Nothing
#' @title Fuzzy Adaptive Resonance Theory (ART) K-Means Clustering Technique
#'
#' @description Clustering data observation with hybrid method Fuzzy ART and K-Means
#'
#' @param input The input (vector) data observation. Should be numeric type of data.
#' @param rho Vigilance parameter in (0,1)
#' @param alpha Choice parameter alpha > 0
#' @param beta Learning rate in (0,1)
#' @param w_init Initial weight
#' @param max_epochs Maximum number of iterations
#' @param max_clusters Maximum number of clusters that allowed
#' @param eps Tolerance with default is 10^-6
#'
#' @return
#' \item{labels}{clusters label of each observations}
#' \item{size}{the size of each clusters that have been formed}
#' \item{clusters}{a list of observations in each clusters}
#' \item{centroids}{cluster centroids that are calculated by the mean value of the objects in each clusters}
#' \item{weights}{the model weight}
#' \item{params}{parameters that have been saved in the function}
#' \item{num_clusters}{number of cluster that have been formed}
#' \item{running.time}{time for running function}
#'
#'
#' @export
#' @importFrom stats runif
#'
#' @examples
#' library(fakmct)
#' # Using dataset iris
#' ## load data
#' data.inputs = iris[,-5]
#' true.labels = as.numeric(unlist(iris$Species))
#'
#' ## run model data
#' ex.iris<-fakmct(data.inputs, alpha = 0.3, rho = 0.5, beta = 1, max_epochs = 50, max_clusters = 5)
#' ex.iris$labels
#' ex.iris$size
#' ex.iris$centroids
#' ex.iris$params
#'
#' ## plot data
#' plot(data.inputs, col = ex.iris$labels, pch = true.labels,
#' main = paste0("Dataset: Iris"))
#'
#' # Using data IPM 2019
#'
#' ## load simulate data IPM
#' data("simulatedataIPM")
#' dt <- simulatedataIPM
#'
#' ## run model data IPM
#' mod.fakm<-fakmct(dt, alpha = 0.3, rho = 0.5, beta = 0.1, max_epochs = 50, max_clusters = 5)
#' mod.fakm$labels
#' mod.fakm$size
#' mod.fakm$centroids
#' mod.fakm$params
#'
#' ## plot data IPM
#' plot(dt, col = mod.fakm$labels, pch=mod.fakm$labels, main = paste0("Dataset IPM"))

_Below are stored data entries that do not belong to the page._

template <int D, bool SAVE_Z = false>
__global__ __launch_bounds__(256) __attribute__((amdgpu_waves_per_eu(2, 2))) void edge_gemm2b_kernel(EdgeGemm2Args a) {
    constexpr int H = 512, KS = H / 16, KT = H / 32;
    extern __shared__ __attribute__((aligned(16))) unsigned char smem[];
    int* srcl = reinterpret_cast<int*>(smem + EG2B_NST * EG2B_STAGE);
    int* slotb = srcl + 128;
    const int tid = threadIdx.x, lane = tid & 63, wave = __builtin_amdgcn_readfirstlane(tid >> 6);
    const int l31 = lane & 31, kg = lane >> 5;
    const int id = blockIdx.x, slot = id >> 3, half = slot & 1, tile = (slot >> 1) * 8 + (id & 7);
    const int row0 = tile * 128;
    if (row0 >= a.E) return;
    const int nrows = a.E - row0 < 128 ? a.E - row0 : 128;
    int stamp_i = 0;
    auto stamp = [&]() {
        if (a.clk && tid == 0) a.clk[(size_t)(tile * 2 + half) * 8 + stamp_i] = __builtin_amdgcn_s_memtime();
        ++stamp_i;
    };
    stamp();
    if (a.clk && tid == 0) a.clk[(size_t)(tile * 2 + half) * 8 + 4] = __builtin_amdgcn_s_memrealtime();

    const int* tab = a.tab + (size_t)tile * EG2_TAB;
    int t_srcl = -1, t_slotb = 0;
    if (tid < 128) {
        t_srcl = tab[2 + tid];
        t_slotb = tab[130 + tid];
    }
    const int node_first = tab[0], cnt_tab = tab[1];

    const __amdgpu_buffer_rsrc_t rsa = uniform_rsrc(a.A.base + a.A.tile(tile, 0), a.A.KT * 24576);
    const int voffa = (lane >> 2) * 64 + (((lane & 3) ^ ((lane >> 4) & 3)) << 4);
    auto dma_tile = [&](int kt, int st) {
#pragma unroll
        for (int q = 0; q < 4; ++q) {
            const int piece = wave * 4 + q;
            __builtin_amdgcn_raw_ptr_buffer_load_lds(rsa, (__attribute__((address_space(3))) void*)(smem + st * EG2B_STAGE + piece * 1024), 16, voffa,
                                                     kt * 24576 + (piece >> 3) * 8192 + (piece & 7) * 1024, 0, 0);
        }
    };
    dma_tile(0, 0);
    dma_tile(1, 1);
    dma_tile(2, 2);

    int voffw[2];
#pragma unroll
    for (int t = 0; t < 2; ++t) voffw[t] = lane * 16 + ((8 * half + 2 * wave + t) * KS) * 2048;
    u32x4 ring[D][2][2];
    const u32x4 rsw_s = rsrc_words(a.W2f, H * H * 4);
    auto ring_load = [&](int ks, u32x4 (&w)[2][2]) {
        const int soff = __builtin_amdgcn_readfirstlane(ks * 2048);
#pragma unroll
        for (int t = 0; t < 2; ++t) {
            asm volatile("buffer_load_dwordx4 %0, %1, %2, %3 offen" : "=v"(w[t][0]) : "v"(voffw[t]), "s"(rsw_s), "s"(soff));
            asm volatile("buffer_load_dwordx4 %0, %1, %2, %3 offen offset:1024" : "=v"(w[t][1]) : "v"(voffw[t]), "s"(rsw_s), "s"(soff));
        }
    };
#pragma unroll
    for (int d = 0; d < D; ++d) ring_load(d, ring[d]);

    if (tid < 128) {
        srcl[tid] = t_srcl;
        slotb[tid] = t_slotb;
    }
    const float os = a.dsc[1] * (1.f / PL_SW), s_m2 = a.dsc[2], inv_m2 = a.dsc[3];

    f32x16 acc[4][2];
#pragma unroll
    for (int i = 0; i < 4; ++i)
#pragma unroll
        for (int j = 0; j < 2; ++j)
#pragma unroll
            for (int r = 0; r < 16; ++r) acc[i][j][r] = 0.f;
    const unsigned lds0 = (unsigned)(uintptr_t)(__attribute__((address_space(3))) unsigned char*)smem;
    unsigned rd_off[2];
#pragma unroll
    for (int s2 = 0; s2 < 2; ++s2) rd_off[s2] = lds0 + (unsigned)(l31 * 64 + (((2 * s2 + kg) ^ ((l31 >> 2) & 3)) * 16));
    auto read_a = [&](int st, int s2, f16x8 (&af)[4][2]) {
        const unsigned va = rd_off[s2] + (unsigned)st * EG2B_STAGE;
#define MI_RD128(dst, off) asm volatile("ds_read_b128 %0, %1 offset:%2" : "=v"(dst) : "v"(va), "n"(off))
        MI_RD128(af[0][0], 0 * 2048);        MI_RD128(af[0][1], 0 * 2048 + 8192);
        MI_RD128(af[1][0], 1 * 2048);        MI_RD128(af[1][1], 1 * 2048 + 8192);
        MI_RD128(af[2][0], 2 * 2048);        MI_RD128(af[2][1], 2 * 2048 + 8192);
        MI_RD128(af[3][0], 3 * 2048);        MI_RD128(af[3][1], 3 * 2048 + 8192);
#undef MI_RD128
    };
    auto mma = [&](const u32x4 (&w)[2][2], f16x8 (&af)[4][2]) {
#pragma unroll
        for (int ip = 0; ip < 2; ++ip) {
            if (ip == 0) asm volatile("s_waitcnt lgkmcnt(4)" : "+v"(af[0][0]), "+v"(af[0][1]), "+v"(af[1][0]), "+v"(af[1][1]));
            else asm volatile("s_waitcnt lgkmcnt(0)" : "+v"(af[2][0]), "+v"(af[2][1]), "+v"(af[3][0]), "+v"(af[3][1]));
#pragma unroll
            for (int term = MI_TERM0; term < 3; ++term)
#pragma unroll
                for (int i = 2 * ip; i < 2 * ip + 2; ++i)
#pragma unroll
                    for (int j = 0; j < 2; ++j)
                        acc[i][j] = __builtin_amdgcn_mfma_f32_32x32x16_f16(af[i][term == 0 ? 1 : 0], __builtin_bit_cast(f16x8, w[j][term == 1 ? 1 : 0]), acc[i][j], 0, 0, 0);
        }
    };
    static_assert(D == 4, "two k-tiles of ring per unrolled pair of iterations");
#pragma unroll 1
    for (int kt = 0; kt < KT; kt += 2) {
#pragma unroll
        for (int h2 = 0; h2 < 2; ++h2) {
            const int k = kt + h2;
            if (k == 0 || k >= KT - 3) asm volatile("s_waitcnt vmcnt(0)" ::: "memory");
            else asm volatile("s_waitcnt vmcnt(24)" ::: "memory");
            MI_LOOP_BARRIER();
            if (k == 0) stamp();
            if (k + 3 < KT) dma_tile(k + 3, (k + 3) & 3);
            f16x8 af[4][2];
#pragma unroll
            for (int s2 = 0; s2 < 2; ++s2) {
                read_a(k & 3, s2, af);
                MI_RING_WAIT(ring[2 * h2 + s2]);
                mma(ring[2 * h2 + s2], af);
                if (2 * k + s2 + D < KS) ring_load(2 * k + s2 + D, ring[2 * h2 + s2]);
                __builtin_amdgcn_sched_barrier(0);
            }
        }
    }
    stamp();

    if constexpr (SAVE_Z) {
        __syncthreads();
        float* stage = reinterpret_cast<float*>(smem) + wave * 1152;
#pragma unroll
        for (int i = 0; i < 4; ++i)
#pragma unroll
            for (int j = 0; j < 2; ++j) {
                const int rb = row0 + i * 32, cb = half * 256 + wave * 64 + j * 32;
#pragma unroll
                for (int r = 0; r < 16; ++r) stage[((r & 3) + 8 * (r >> 2) + 4 * kg) * 36 + l31] = acc[i][j][r] * os;
                __builtin_amdgcn_wave_barrier();
#pragma unroll
                for (int u = 0; u < 2; ++u) {
                    const int q = lane + 64 * u, rl = q >> 2, c8 = (q & 3) * 8;
                    const int row = rb + rl, col = cb + c8;
                    f32x4 z0 = *reinterpret_cast<const f32x4*>(stage + rl * 36 + c8);
                    f32x4 z1 = *reinterpret_cast<const f32x4*>(stage + rl * 36 + c8 + 4);
                    if (row < a.E) {
                        z0 += *reinterpret_cast<const f32x4*>(a.b2 + col);
                        z1 += *reinterpret_cast<const f32x4*>(a.b2 + col + 4);
                        float* d = a.Z2 + (size_t)row * H + col;
                        *reinterpret_cast<f32x4*>(d) = z0;
                        *reinterpret_cast<f32x4*>(d + 4) = z1;
                    }
                }
                __builtin_amdgcn_wave_barrier();
            }
    }

    const int cnt = nrows > 0 ? cnt_tab : 0;
    u16* sfr = reinterpret_cast<u16*>(smem);
    unsigned sat = 0;
    const int nlb = (cnt + 31) >> 5;
    __syncthreads();
    for (int f = tid; f < nlb * 8 * 64; f += 256) {
        const int ln = f & 63, fu = (f >> 6) & 1, frb = (f >> 7) & 3, fq = f >> 9;
        const int me = fq * 32 + (ln & 31), fkg = ln >> 5;
        u32x4 w;
#pragma unroll
        for (int i2 = 0; i2 < 4; ++i2) {
            const int ia = 2 * i2, ib = 2 * i2 + 1;
            const int ra = frb * 32 + 4 * fkg + 8 * (2 * fu + (ia >> 2)) + (ia & 3), rbb = frb * 32 + 4 * fkg + 8 * (2 * fu + (ib >> 2)) + (ib & 3);
            w[i2] = (srcl[ra] == me ? 0x3C00u : 0u) | (srcl[rbb] == me ? 0x3C000000u : 0u);
        }
        *reinterpret_cast<u32x4*>(sfr + (size_t)f * 8) = w;
    }
    __syncthreads();
#pragma unroll
    for (int j = 0; j < 2; ++j) {
        __builtin_amdgcn_sched_barrier(0);
        const int col = half * 256 + wave * 64 + j * 32 + l31;
        const float bcol = a.b2[col];
#pragma unroll 1
        for (int lb0 = 0; lb0 < nlb; lb0 += 2) {
            const bool two = lb0 + 1 < nlb;
            f32x16 ps[2];
#pragma unroll
            for (int q = 0; q < 2; ++q)
#pragma unroll
                for (int r = 0; r < 16; ++r) ps[q][r] = 0.f;
#pragma unroll
            for (int rb = 0; rb < 4; ++rb) {
                const f32x16 av = acc[rb][j];
#pragma unroll
                for (int u = 0; u < 2; ++u) {
                    f16x8 mh, ml;
#pragma unroll
                    for (int idx = 0; idx < 8; idx += 2) {
                        const float v0 = silu_fast(av[8 * u + idx] * os + bcol), v1 = silu_fast(av[8 * u + idx + 1] * os + bcol);
                        unsigned p[3];
                        pl_split_pair_acc(v0, v1, s_m2, p, sat);
                        const f16x2 h = __builtin_bit_cast(f16x2, p[0]), lo = __builtin_bit_cast(f16x2, p[1]);
                        mh[idx] = h[0]; mh[idx + 1] = h[1];
                        ml[idx] = lo[0]; ml[idx + 1] = lo[1];
                    }
#pragma unroll
                    for (int q = 0; q < 2; ++q) {
                        if (q == 1 && !two) break;
                        const f16x8 sf = *reinterpret_cast<const f16x8*>(sfr + (size_t)((((lb0 + q) * 4 + rb) * 2 + u) * 64 + lane) * 8);
                        ps[q] = __builtin_amdgcn_mfma_f32_32x32x16_f16(sf, ml, ps[q], 0, 0, 0);
                        ps[q] = __builtin_amdgcn_mfma_f32_32x32x16_f16(sf, mh, ps[q], 0, 0, 0);
                    }
                    __builtin_amdgcn_sched_barrier(0);
                }
            }
#pragma unroll
            for (int q = 0; q < 2; ++q)
#pragma unroll
                for (int r = 0; r < 16; ++r) {
                    const int loc = (lb0 + q) * 32 + (r & 3) + 8 * (r >> 2) + 4 * kg;
                    if (loc < cnt) a.part[((size_t)slotb[loc] * a.N + node_first + loc) * H + col] = ps[q][r] * inv_m2;
                }
        }
    }
    stamp();
    if (a.clk && tid == 0) a.clk[(size_t)(tile * 2 + half) * 8 + 5] = __builtin_amdgcn_s_memrealtime();
    sat_report(sat);
}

fakmct <- function(input, rho, alpha, beta, w_init = NA,
max_epochs = 1000, max_clusters = 1000, eps = 10^-6)
{
start_time <- Sys.time()
## save parameters
params = list()
params[["rho"]] = rho
params[["alpha"]] = alpha
params[["beta"]] = beta
params[["max_epochs"]] = max_epochs
params[["w_init"]] = w_init
## normalize data
normalize_data <- function(input)
{
normalized <- apply(X = input,MARGIN = 2,FUN = function(col){(col-min(col))/(max(col)-min(col))})
return(normalized)
}
## complement coded conversion
complement_coded_conv <- function(normalized_data)
{
dataset <- cbind(normalized_data,1-normalized_data)
return(dataset)
}
## the process of selecting winning category with the activation function and checking the vigilance parameters
category_winner <- function(input, w, alpha, rho)
{
#w
m = dim(w)[1] # number of clusters
matches = rep(0,m)
# matches = apply(X = w,MARGIN = 1, FUN = function(weight){return(choice_function(input, weight, alpha))})
for (j in 1:m) {
matches[j] = choice_function(input, w[j,], alpha)
}
match_iterations = 0
while (match_iterations<length(matches))
{
# select the winning category uses which.max
winner = which.max(matches) #location of the first max value
if(vigilance_check(input,w[winner,],rho))
{
# induce resonance
return(winner)
} else
{
# failed to match, try another Tj
matches[winner] <- 0 # RESET
match_iterations <- match_iterations+1
}
}
return(length(matches)+1)
}
## learning pattern and creating new cluster
learn_pattern <- function(input, w, rho, alpha, beta, num_clusters, max_clusters,
output.learn = list(w = NA, num_clusters = NA, winner = NA))
{
# found the location of winning category
winner <- category_winner(input = input, w = w, alpha = alpha, rho = rho)
if(winner > num_clusters)
{
# create a new category
num_clusters <- num_clusters + 1
# was it reached the maximum cluster count?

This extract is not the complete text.